1. It's horribly inefficient.


The guarantee of a target rate of return creates little incentive for cutting cost or for increasing

profitability through price differentiation. Stakeholders easily become passive towards pricing,

facilitating laziness and an atrophy of profits as the market and customer continues to change.

Just for some perspective, the government uses this strategy of guaranteed profit margins on

costs to make contracts with private businesses “easier.”  The result is an incentive to maximize

costs, which wastes billions of dollars and results in shoddy workmanship.

2. It creates a culture of profit losing isolationism.


This inward facing approach discourages market research. Although watching competitor

prices isn’t the end all, be all of pricing, it is pretty important. You should be aware of how much

a competing good costs because it can affect your own marketing and pricing strategies. Plus

with no research, you have little to no data on your customer's perceived value of the product

(more in the last point). 

3. It doesn’t take into account consumers.


Perhaps the biggest downfall of cost plus pricing is that it completely disregards the customer’s

willingness to pay. To make money, a customer must be involved. They’re the most important

part of selling anything, so any pricing strategy that doesn’t take customer value into account is

creating a vacuum that’s sucking all of the profit out of the business.

Furthermore, to be blunt, customers don't care about how much something cost you to make.
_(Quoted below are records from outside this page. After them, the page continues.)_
+template <bool B_KMAJOR>
+__global__ __launch_bounds__(T128x512::NT, 1) void gemm_ln_fwd_kernel(GemmParams p, LnParams q) {
+    __shared__ __attribute__((aligned(16))) unsigned char smem[T128x512::LDS_BYTES];
+    constexpr int MT = T128x512::MT;
+    const int tile_m = blockIdx.x;
+    f32x4 acc[4][MT];
+    gemm_dma_mainloop<T128x512, false, B_KMAJOR, 2, true>(p, tile_m, 0, 0, p.K, smem, acc);
+
+    const int w = __builtin_amdgcn_readfirstlane(threadIdx.x >> 6), l = threadIdx.x & 63, g = l >> 4, lm = l & 15;
+    const int m_base = tile_m * T128x512::BM;
+#pragma unroll
+    for (int j = 0; j < 4; ++j) {
+        const f32x4 b = *reinterpret_cast<const f32x4*>(p.bias + 64 * w + 16 * j + 4 * g);
+#pragma unroll
+        for (int i = 0; i < MT; ++i) acc[j][i] += b;
+    }
+    auto store_x = [&](int i) {
+        const int m = m_base + 16 * i + lm;
+        if (m < p.M) {
+#pragma unroll
+            for (int j = 0; j < 4; ++j)
+                *reinterpret_cast<f32x4*>(reinterpret_cast<float*>(p.C) + (size_t)m * p.ldc + 64 * w + 16 * j + 4 * g) = acc[j][i];
+        }
+    };
+    constexpr int IB = 4;
+#pragma unroll
+    for (int i0 = 0; i0 < MT; i0 += IB) {
+        f32x4 add[IB][4];
+#pragma unroll
+        for (int ii = 0; ii < IB; ++ii) {
+            const int m = min(m_base + 16 * (i0 + ii) + lm, p.M - 1);
+#pragma unroll
+            for (int j = 0; j < 4; ++j) add[ii][j] = *reinterpret_cast<const f32x4*>(p.res + (size_t)m * p.ldr + 64 * w + 16 * j + 4 * g);
+        }
+#pragma unroll
+        for (int ii = 0; ii < IB; ++ii)
+#pragma unroll
+            for (int j = 0; j < 4; ++j) acc[j][i0 + ii] += add[ii][j];
+#pragma unroll
+        for (int ii = 0; ii < IB; ++ii) store_x(i0 + ii);
+        __builtin_amdgcn_sched_barrier(0);
+    }
+    float* red = reinterpret_cast<float*>(smem);
+#pragma unroll
+    for (int i = 0; i < MT; ++i) {
+        float s = 0.f;
+#pragma unroll
+        for (int j = 0; j < 4; ++j) s += (acc[j][i][0] + acc[j][i][1]) + (acc[j][i][2] + acc[j][i][3]);
+        row_partial(s, i, red);
+    }
+    lds_barrier();
+    const bool stats = w == 0 && g == 0;
+#pragma unroll
+    for (int i = 0; i < MT; ++i) {
+        const float mu = row_total(i, red) * (1.f / 512);
+        const int m = m_base + 16 * i + lm;
+        if (stats && m < p.M) q.mean[m] = mu;
+        float s = 0.f;
+#pragma unroll
+        for (int j = 0; j < 4; ++j)
+#pragma unroll
+            for (int e = 0; e < 4; ++e) { acc[j][i][e] -= mu; s += acc[j][i][e] * acc[j][i][e]; }
+        row_partial(s, i, red + 128 * 8);
+    }
+    lds_barrier();
+    f32x4 gam[4], bet[4];
+#pragma unroll
+    for (int j = 0; j < 4; ++j) {
+        gam[j] = *reinterpret_cast<const f32x4*>(q.gamma + 64 * w + 16 * j + 4 * g);
+        bet[j] = *reinterpret_cast<const f32x4*>(q.beta + 64 * w + 16 * j + 4 * g);
+    }
+#pragma unroll
+    for (int i = 0; i < MT; ++i) {
+        const float rs = rsqrtf(row_total(i, red + 128 * 8) * (1.f / 512) + q.eps);
+        const int m = m_base + 16 * i + lm;
+        if (m >= p.M) continue;
+        if (stats) q.rstd[m] = rs;
+#pragma unroll
+        for (int j = 0; j < 4; ++j) {
+            f32x4 o;
+#pragma unroll
+            for (int e = 0; e < 4; ++e) o[e] = acc[j][i][e] * rs * gam[j][e] + bet[j][e];
+            *reinterpret_cast<u32x2*>(q.h + (size_t)m * q.ldh + 64 * w + 16 * j + 4 * g) = (u32x2){pack_bf2(o[0], o[1]), pack_bf2(o[2], o[3])};
+        }
+    }
+}
+
+}
+
+extern "C" int mh_gemm_bf16_ln_fwd(int layout, int M, int N, int K, const void* A, int lda, const void* B, int ldb,
+                                   const float* bias, const float* res, int ldr, float* x, int ldx, const float* gamma,
+                                   const float* beta, void* h, int ldh, float* mean, float* rstd, float eps, void* stream) {
+    MH_CHECK_ARG(layout == 0 || layout == 1, "mh_gemm_bf16_ln_fwd: layout %d (NT or NN only)", layout);
+    MH_CHECK_ARG(N == T128x512::BN, "mh_gemm_bf16_ln_fwd: N = %d, the full-row tile needs N = 512", N);
+    MH_CHECK_ARG(M > 0 && K > 0 && K % BK == 0, "mh_gemm_bf16_ln_fwd: M = %d, K = %d (K %% 32 == 0)", M, K);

They understand there are costs associated with doing business, but consumers care more about

how much value you’re providing. For example, making a bottle of Rogaine may cost $3, $10, or

$50, but consumers only weigh price against the value of a husband with hair on his head, which

depending on the customer could be 2x, 10x, or 100x the cost depending on follicle
effectiveness. Simply barreling ahead with a desired rate of return can result in declining demand

that is disregarded until substantial losses occur. Even if consumers are buying your product,

there could still be a better price for revenue optimization and price differentiation.

Summary: Very few companies should use cost plus pricing 


To summarize, cost plus pricing isn’t ideal for most businesses, unless you truly cannot spend

some extra time on the most important aspect of your business, which sometimes happens when

you’re bogged down by fulfilling orders or the sheer number of items you’re offering customers.

Additionally, some businesses have very uniform costs surrounding their offerings that are the

same for all competitors. In this case, margins will probably be uniform, as well, which means

the pricing methodology should be more competitive (tomorrow’s post) or market based

(Thursday’s post). No software or SaaS company should use cost plus pricing, because the value

you’re providing is traditionally much more than your cost of doing business.